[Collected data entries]
# # # # # # #

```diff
+                    v2f f1 = cmul(W[4 + k], t1);
+                    v2f f2 = cmul(W[8 + k], t2);
+                    v2f f3 = cmul(W[12 + k], t3);
                     bfly4(W[k], f1, f2, f3);
                     W[4 + k] = f1; W[8 + k] = f2; W[12 + k] = f3;
                 }
@@ -1107,8 +1159,12 @@
                 for (int m = 0; m < M; m++) {
                     const v2f own = fi[m][q];
                     v2f w0;
-                    w0.x = add_lane_up(own.x, tot[m].x - own.x);
-                    w0.y = add_lane_up(own.y, tot[m].y - own.y);
+                    if (SHARED_CONVERT && q == 0) {
+                        w0 = tot[m];
+                    } else {
+                        w0.x = add_lane_up(own.x, tot[m].x - own.x);
+                        w0.y = add_lane_up(own.y, tot[m].y - own.y);
+                    }
                     fi[m][q] = w0;
                     if constexpr (PACKED_POWER) {
                         if (m == 0) asm("v_pk_mul_f32 %0, %1, %1" : "=v"(sq) : "v"(w0));
```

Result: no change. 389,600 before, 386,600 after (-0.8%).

# # # # # # #

**Assignment:**
Wherever "cmul" turns up in the records, copy the whole line.

**Problem solution:**
+                    v2f f1 = cmul(W[4 + k], t1);
+                    v2f f2 = cmul(W[8 + k], t2);
+                    v2f f3 = cmul(W[12 + k], t3);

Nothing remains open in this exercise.